The diagnosis of stroke is based on the clinical examination and also on different imaging technics. The differentiation between haemorrhagic and ischemic stroke and the detection of large vessel occlusions (LVO) represent key steps in determining the optimal therapy regimen for the individual patient. Time is essential: the faster the diagnosis is made, and the appropriate therapy is initiated, the better the outcome of patients . Many tools for medical image analysis have been developed to reduce the time needed to detect abnormalities and to provide more accurate results. Particularly, tools based on machine learning techniques have led to significant improvements in medical imaging interpretation in the last decade.
In the 1980s, a concept called computer-aided diagnosis (CAD) was introduced. Its primary intent was to provide radiologists with a second opinion while reading their cases . CAD has seen remarkable developments, and applications for all modalities of medical imaging have been presented. Although CAD systems are widely available, their implementation in clinical routine varies with the clinical scenario in which they are applied. In the first years following the emergent of CAD concept, the majority of the developed algorithms focused on the early detection of breast cancers on mammograms and the detection of lung cancer on chest radiographs or computed tomography. Currently, CAD systems are well established for providing an aid diagnosis in stroke and many other medical fields (Additional file 1).

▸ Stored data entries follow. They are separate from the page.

# otaviog/align3d

Hardware: AMD Instinct MI355X
Metric: ICP frame-pairs/sec (640x480, 3-lvl, 15 iters) (higher is better)
Workload: dtype f32; 1 GPU; ms3x15 x 64 pairs/GPU, distinct frames, 640x480, 3 lvl x 15 it, HBM-resident (configs[4] shard); pairs_per_gpu=64, global_pairs=64, levels=3, distinct_frames=True, ranks_in_collective=1, collective=none

## Files before the change

### align3d_amd/csrc/image_icp.hip

```cpp
#include <cstdlib>
#include <memory>

#include "icp_engine.hpp"

using namespace a3d;

namespace {

struct LevelDesc {
  const float* src_points;
  const uint8_t* src_mask;
  const uint8_t* src_intensities;
  const float* tgt_points;
  const float* tgt_normals;
  const uint8_t* tgt_mask;
  const float* imap;
  uint32_t src_n;
  uint32_t tw, th;
  float fx, fy, cx, cy;
  uint32_t flags;
  uint32_t ppt;
  uint32_t src_w;
  const uint16_t* src_depth;
  const uint16_t* tgt_depth;
// ... 24 lines not shown
template <typename T>
__device__ __forceinline__ T ld(const void* base, uint32_t byte_off) {
  return *(const T __attribute__((address_space(1)))*)((gptr_c)base + byte_off);
}
typedef float f32x3 __attribute__((ext_vector_type(3)));
typedef f32x3 __attribute__((aligned(4))) f32x3_u;
typedef float f32x2 __attribute__((ext_vector_type(2)));
typedef f32x2 __attribute__((aligned(4))) f32x2_u;
__device__ __forceinline__ V3 ld_v3(const float* base, uint32_t idx) {
  uint32_t off;
  asm("v_lshl_add_u32 %0, %1, 1, %1" : "=v"(off) : "v"(idx));
  const f32x3 v = ld<f32x3_u>(base, off << 2);
  return {v.x, v.y, v.z};
}


__device__ __forceinline__ uint32_t texel_offset(uint32_t row, uint32_t width, uint32_t col) {
  return (__umul24(row, width) + col) * 4u;
}

__device__ __forceinline__ float bilerp(float v00, float v10, float v01, float v11, float uf, float vf) {
  float u0 = v00 * (1.0f - uf) + v10 * uf;
  float u1 = v01 * (1.0f - uf) + v11 * uf;
  return u0 * (1.0f - vf) + u1 * vf;
}
__device__ __forceinline__ float bilinear_at(const float* imap, uint32_t mw, float u, float v) {
  const uint32_t ui = f32_as_usize(u), vi = f32_as_usize(v);
  const uint32_t o = texel_offset(vi, mw, ui);
  const f32x2 a = ld<f32x2_u>(imap, o), b = ld<f32x2_u>(imap, o + mw * 4u);
  return bilerp(a.x, a.y, b.x, b.y, u - (float)ui, v - (float)vi);
}

struct SrcPx {
  V3 sp;
  uint8_t intensity;
  bool live;
  uint32_t depth, row, col;
};
struct BackProj {
  float fx, fy, cx, cy, scale;
  DivBy dfx, dfy;
};
struct BackProj2 {
  BackProj src, tgt;
};
__device__ __forceinline__ float uniform_f(float x) {
  return __int_as_float(__builtin_amdgcn_readfirstlane(__float_as_int(x)));
}
__device__ __forceinline__ BackProj make_backproj(const float (&k)[5]) {
  BackProj b;
  b.fx = k[0], b.fy = k[1], b.cx = k[2], b.cy = k[3], b.scale = k[4];
  const DivBy dx = div_prepare(b.fx), dy = div_prepare(b.fy);
  b.dfx = DivBy{uniform_f(dx.negz), uniform_f(dx.y)}, b.dfy = DivBy{uniform_f(dy.negz), uniform_f(dy.y)};
  return b;
}
constexpr int D16_TGT = 1, D16_SRC = 2;
#ifndef A3D_ICP_DEPTH16_SRC
#define A3D_ICP_DEPTH16_SRC 1
#endif
constexpr int D16_SIDES = D16_TGT | (A3D_ICP_DEPTH16_SRC ? D16_SRC : 0);
template <bool ZMASK = false, int D16 = 0>
__device__ __forceinline__ SrcPx stage_a(const LevelDesc& d, uint32_t i, bool in_range) {
  const uint32_t ii = in_range ? i : 0u;
  SrcPx s;
  if (D16 & D16_SRC) {
    const uint32_t r = f32_as_usize(((float)ii + 0.5f) * d.src_inv_w);
    s.row = r, s.col = ii - __umul24(r, d.src_w);
    s.depth = ld<uint16_t>(d.src_depth, ii * 2u);
    s.intensity = ld<uint8_t>(d.src_intensities, ii);
    s.live = in_range;
    return s;
  }
  s.sp = ld_v3(d.src_points, ii);
  s.intensity = ld<uint8_t>(d.src_intensities, ii);
  if (ZMASK) {
    s.live = in_range & (s.sp.z != 0.0f);
    return s;
  }
  const uint8_t mask = ld<uint8_t>(d.src_mask, ii);
  s.live = in_range & (mask != 0);
  return s;
}

struct ProjPx {
  V3 p;
  float u, v;
  V3 tp, tn;
  uint8_t tmask;
  bool live;
  uint32_t tdepth, trow, tcol;
};
template <bool ZMASK = false, int D16 = 0>
__device__ __forceinline__ ProjPx stage_b(const LevelDesc& d, const Pose& T, const SrcPx& s, float twf, float thf,
                                          const BackProj2& bp = BackProj2{}) {
  ProjPx o;
  V3 sp = s.sp;
  bool slive = s.live;
  if (D16 & D16_SRC) {
    sp = backproject_px_proven(s.depth, (int)s.row, (int)s.col, bp.src.cx, bp.src.cy, bp.src.scale, bp.src.dfx, bp.src.dfy);
    slive = slive & (s.depth != 0u);
  }
  o.p = transform_vector(T, sp);
  const float z = o.p.z, au = o.p.x * d.fx, av = o.p.y * d.fy;
  const DivBy dz = div_prepare(z);
  float qu = div_by(au, dz), qv = div_by(av, dz);
  if (__builtin_expect(__builtin_amdgcn_ballot_w64(!(div_den_ok(z) & div_num_ok(au) & div_num_ok(av))) != 0ull, 0))
    qu = au / z, qv = av / z;
  o.u = qu + d.cx;
  o.v = qv + d.cy;
  const float ur = o.u + 0.5f, vr = o.v + 0.5f;
  o.live = slive & !((ur <= -1.0f) | (ur >= twf) | (vr <= -1.0f) | (vr >= thf));
  const uint32_t col = (uint32_t)f32_as_i32(ur), row = (uint32_t)f32_as_i32(vr);
  const uint32_t tidx = o.live ? __umul24(row, d.tw) + col : 0u;
  if (D16 & D16_TGT) {
    o.tdepth = ld<uint16_t>(d.tgt_depth, tidx * 2u);
    o.trow = row, o.tcol = col;
    o.tn = ld_v3(d.tgt_normals, tidx);
    return o;
  }
  o.tp = ld_v3(d.tgt_points, tidx);
  o.tn = ld_v3(d.tgt_normals, tidx);
  o.tmask = ZMASK ? (uint8_t)0 : ld<uint8_t>(d.tgt_mask, tidx);
  return o;
}

struct MapPx {
  float t00, t10, t01, t11;
  uint32_t ui, vi;
};
template <bool ZMASK = false, int D16 = 0>
__device__ __forceinline__ MapPx stage_c(const LevelDesc& d, const Gates& gt, ProjPx& px, uint32_t mw,
                                         const BackProj2& bp = BackProj2{}) {
  bool tvalid;
  if (D16 & D16_TGT) {
    const uint32_t td = px.live ? px.tdepth : 0u;
    px.tp = backproject_px_proven(td, (int)px.trow, (int)px.tcol, bp.tgt.cx, bp.tgt.cy, bp.tgt.scale, bp.tgt.dfx, bp.tgt.dfy);
    tvalid = td != 0u;
  } else {
    tvalid = ZMASK ? px.tp.z != 0.0f : px.tmask == 1;
  }
  const V3 diff = px.tp - px.p;
  const float pn = dot(px.p, px.tn);
  px.live = px.live & tvalid
            & !(norm_squared(diff) > gt.max_distance_sqr)
            & !((pn >= -1.0f) & (pn <= gt.dot_reject_max));
  MapPx m;
  m.ui = f32_as_usize(px.u), m.vi = f32_as_usize(px.v);
  const uint32_t o = px.live ? texel_offset(m.vi, mw, m.ui) : 0u;
  const f32x2 a = ld<f32x2_u>(d.imap, o), b = ld<f32x2_u>(d.imap, o + mw * 4u);
  m.t00 = a.x, m.t10 = a.y, m.t01 = b.x, m.t11 = b.y;
  return m;
}

struct Terms {
  float Jg[6], rg;
  float Jc[6], rc;
  bool color;
};
template <bool EXACT = false>
__device__ __forceinline__ Terms stage_d(const LevelDesc& d, const Gates& gt, const ProjPx& px, const MapPx& m,
                                         uint8_t intensity, uint32_t mw) {
  auto fms = [](float a, float b, float c, float e) { return __builtin_fmaf(a, b, -(c * e)); };
  Terms t;
  const V3 P = px.p, n = px.tn;
  {
    const V3 df = px.tp - P;
    t.Jg[0] = n.x, t.Jg[1] = n.y, t.Jg[2] = n.z;
    if (EXACT) {
      t.rg = dot(df, n);
      const V3 tw = cross(P, n);
      t.Jg[3] = tw.x, t.Jg[4] = tw.y, t.Jg[5] = tw.z;
    } else {
      t.rg = __builtin_fmaf(df.z, n.z, __builtin_fmaf(df.y, n.y, df.x * n.x));
      t.Jg[3] = fms(P.y, n.z, P.z, n.y), t.Jg[4] = fms(P.z, n.x, P.x, n.z), t.Jg[5] = fms(P.x, n.y, P.y, n.x);
    }
  }
  const float uf = px.u - (float)m.ui, vf = px.v - (float)m.vi;
  const float value = bilerp(m.t00, m.t10, m.t01, m.t11, uf, vf);
  const float Hh = 0.005f, H_INV = 1.0f / 0.005f;
  const float u2 = px.u + Hh, v2 = px.v + Hh;
  float uh = bilerp(m.t00, m.t10, m.t01, m.t11, u2 - (float)m.ui, vf);
  float vh = bilerp(m.t00, m.t10, m.t01, m.t11, uf, v2 - (float)m.vi);
  const bool u_leaves = f32_as_usize(u2) != m.ui, v_leaves = f32_as_usize(v2) != m.vi;
  if (__builtin_expect(__builtin_amdgcn_ballot_w64(u_leaves | v_leaves) != 0ull, 0)) {
    if (u_leaves) uh = bilinear_at(d.imap, mw, u2, px.v);
    if (v_leaves) vh = bilinear_at(d.imap, mw, px.u, v2);
  }
  const float du = (uh - value) * H_INV;
  const float dv = (vh - value) * H_INV;
  const float sc = (float)intensity * 0.003921569f;
  const float z = P.z;
  t.rc = sc - value;
  t.color = t.rc * t.rc <= gt.max_color_distance_sqr;
  if (EXACT) {
    const float zz = z * z;
    const float dfx = d.fx / z, dcx = -P.x * d.fx / zz, dfy = d.fy / z, dcy = -P.y * d.fy / zz;
    const V3 gr{du * dfx, dv * dfy, du * dcx + dv * dcy};
    const V3 tw = cross(P, gr);
    t.Jc[0] = gr.x, t.Jc[1] = gr.y, t.Jc[2] = gr.z, t.Jc[3] = tw.x, t.Jc[4] = tw.y, t.Jc[5] = tw.z;
    return t;
  }
  const float r0 = __builtin_amdgcn_rcpf(z);
  const float rz = __builtin_fmaf(__builtin_fmaf(-z, r0, 1.0f), r0, r0), rzz = rz * rz;
  const float dfx = d.fx * rz, dfy = d.fy * rz, dcx = (-P.x * d.fx) * rzz, dcy = (-P.y * d.fy) * rzz;
  const V3 gr{du * dfx, dv * dfy, __builtin_fmaf(du, dcx, dv * dcy)};
  t.Jc[0] = gr.x, t.Jc[1] = gr.y, t.Jc[2] = gr.z;
  t.Jc[3] = fms(P.y, gr.z, P.z, gr.y), t.Jc[4] = fms(P.z, gr.x, P.x, gr.z), t.Jc[5] = fms(P.x, gr.y, P.y, gr.x);
  return t;
}

#ifdef A3D_DIAGNOSTICS
template <int G, bool MERGED>
__global__ void __launch_bounds__(256, MERGED ? 5 : 1)
    image_icp_kernel(const LevelDesc* __restrict__ descs, JobState* __restrict__ states, Gates gt,
                     float* __restrict__ partials, unsigned* __restrict__ counters, SolveArgs solve, int PPT) {
  const int pair = blockIdx.y;
  const uint32_t tile = blockIdx.x;
  constexpr int NACC = MERGED ? GN_MERGED : GN_PARTIAL;
  float acc[NACC];
#pragma unroll
  for (int k = 0; k < NACC; ++k) acc[k] = 0.0f;
  const float wg = solve.weight, wc = solve.color_weight;
  auto accumulate = [&](const Terms& t) {
    if (MERGED) {
      float Jg[6], Jc[6];
#pragma unroll
      for (int k = 0; k < 6; ++k) Jg[k] = wg * t.Jg[k], Jc[k] = t.color ? wc * t.Jc[k] : 0.0f;
      gn_step_merged(acc, t.rg, Jg, t.color ? t.rc : 0.0f, Jc, t.color ? 1.0f : 0.0f);
    } else {
      gn_step(acc, t.rg, t.Jg);
      if (t.color) gn_step(acc + (MERGED ? 0 : GN_ACC), t.rc, t.Jc);
    }
  };
  JobState* st = &states[pair];
// ... 38 lines not shown
    uint8_t cur_int[G];
#pragma unroll
    for (int g = 0; g < G; ++g) {
      const SrcPx s0 = src_at(0, g);
      s1[g] = src_at(G, g);
      cur[g] = stage_b(d, T, s0, twf, thf);
      cur_int[g] = s0.intensity;
    }
#pragma unroll 1
    for (int k0 = 0; k0 < PPT; k0 += G) {
      SrcPx s2[G];
      MapPx mp[G];
      ProjPx nxt[G];
      uint8_t nxt_int[G];
#pragma unroll
      for (int g = 0; g < G; ++g) s2[g] = src_at(k0 + 2 * G, g);
#pragma unroll
      for (int g = 0; g < G; ++g) mp[g] = stage_c(d, gt, cur[g], mw);
#pragma unroll
      for (int g = 0; g < G; ++g) {
        nxt[g] = stage_b(d, T, s1[g], twf, thf);
        nxt_int[g] = s1[g].intensity;
      }
#pragma unroll
      for (int g = 0; g < G; ++g) {
        if (cur[g].live) accumulate(stage_d(d, gt, cur[g], mp[g], cur_int[g], mw));
      }
#pragma unroll
      for (int g = 0; g < G; ++g) cur[g] = nxt[g], cur_int[g] = nxt_int[g], s1[g] = s2[g];
    }
    }
  }
#ifdef A3D_TAIL_STAMPS
  if (threadIdx.x == 0 && pair == 0 && blockIdx.x == 0) g_tail_stamps[9] = __builtin_amdgcn_s_memrealtime();
#endif
  SolveArgs sa = solve;
  if (st->status != A3D_OK) sa.mode = SOLVE_NONE;
  block_finish<NACC>(acc, partials + (size_t)pair * gridDim.x * GN_PARTIAL, tile, gridDim.x,
                     counters + pair, st, sa, pair);
}

__global__ void __launch_bounds__(256)
    image_icp_exact_kernel(const LevelDesc* __restrict__ descs, const JobState* __restrict__ states, Gates gt,
                           float* __restrict__ partials, int PPT) {
  float acc[GN_PARTIAL];
#pragma unroll
  for (int k = 0; k < GN_PARTIAL; ++k) acc[k] = 0.0f;
  const LevelDesc d = descs[0];
  const Pose T = states[0].pose;
  const uint32_t mw = d.tw + 2;
  const float twf = (float)d.tw, thf = (float)d.th;
  auto step_exact = [](float* a, float r, const float J[6]) {
    int t = 0;
    for (int i = 0; i < 6; ++i)
      for (int j = i; j < 6; ++j) {
        const float m = J[i] * J[j];
        a[t] = a[t] + m;
        ++t;
      }
    for (int i = 0; i < 6; ++i) {
      const float m = J[i] * r;
      a[21 + i] = a[21 + i] + m;
    }
    const float rr = r * r;
    a[27] = a[27] + rr;
    a[28] += 1.0f;
  };
  for (int k0 = 0; k0 < PPT; ++k0) {
    const uint32_t i = blockIdx.x * (256u * (uint32_t)PPT) + threadIdx.x + (uint32_t)k0 * 256u;
    const SrcPx s0 = stage_a(d, i, i < d.src_n);
    ProjPx px = stage_b(d, T, s0, twf, thf);
    const MapPx mp = stage_c(d, gt, px, mw);
    if (px.live) {
      const Terms t = stage_d<true>(d, gt, px, mp, s0.intensity, mw);
      step_exact(acc, t.rg, t.Jg);
      if (t.color) step_exact(acc + GN_ACC, t.rc, t.Jc);
    }
  }
  block_reduce_store<GN_PARTIAL, false>(acc, partials + (size_t)blockIdx.x * GN_PARTIAL);
}

#endif

template <bool ZMASK, int D16 = 0>
__device__ __forceinline__ SrcPx pixel_source_at(const LevelDesc& d, uint32_t base, int ppt, int k0) {
  const uint32_t i = base + (uint32_t)k0 * 256u;
  return stage_a<ZMASK, D16>(d, i, (k0 < ppt) && (i < d.src_n));
}
template <bool ZMASK, int D16 = 0>
__device__ __forceinline__ void pixel_pass(const LevelDesc& d, const Gates& gt, const Pose& T, uint32_t base, int ppt,
                                           const SrcPx& s0, SrcPx sa, float (&acc)[GN_PARTIAL]) {
  const uint32_t mw = d.tw + 2;
  const float twf = (float)d.tw, thf = (float)d.th;
  BackProj2 bp{};
  if (D16 & D16_SRC) bp.src = make_backproj(d.src_bp);
  if (D16 & D16_TGT) bp.tgt = make_backproj(d.tgt_bp);
  SrcPx sb;
  ProjPx pa = stage_b<ZMASK, D16>(d, T, s0, twf, thf, bp), pb;
  uint8_t ia = s0.intensity, ib;
  auto step = [&](ProjPx& cur, uint8_t cur_i, ProjPx& nxt, uint8_t& nxt_i, const SrcPx& s_next, SrcPx& s_new, int k0) {
    s_new = pixel_source_at<ZMASK, D16>(d, base, ppt, k0 + 2);
    if (D16) __builtin_amdgcn_sched_barrier(0);
    const MapPx mp = stage_c<ZMASK, D16>(d, gt, cur, mw, bp);
    nxt = stage_b<ZMASK, D16>(d, T, s_next, twf, thf, bp);
    nxt_i = s_next.intensity;
    if (cur.live) {
      const Terms t = stage_d(d, gt, cur, mp, cur_i, mw);
      gn_step(acc, t.rg, t.Jg);
      if (t.color) gn_step(acc + GN_ACC, t.rc, t.Jc);
    }
  };
#pragma unroll 1
  for (int k0 = 0; k0 < ppt; k0 += 2) {
    step(pa, ia, pb, ib, sa, sb, k0);
    step(pb, ib, pa, ia, sb, sa, k0 + 1);
  }
}
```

Automated image analysis of ischemic stroke with the support of machine learning or artificial intelligence related algorithms is a constantly growing market. Commercially and non-commercially available CAD products so far focus on the analysis of NCCT, CTA and perfusion imaging, based on CT or MR imaging. They aim to identify and quantify the ischemic core, the ischemic penumbra, the status of collateral flow and the site of arterial occlusion in an automatic fashion.
CAD algorithms are not intended as standalone diagnostic tools, however, they assist physicians to get more accurate and standardised interpretations of stroke related findings, which may improve the stroke management and patients’ selection for appropriate (usually time critical) treatments.
Future clinical studies are necessary for proper validation, evaluation and comparison of the different available software solutions in order to broaden and generalise treatment selection criteria for patients with acute ischemic stroke. Furthermore, future studies may focus on the integration of CAD algorithms within the workflow of stroke referral networks.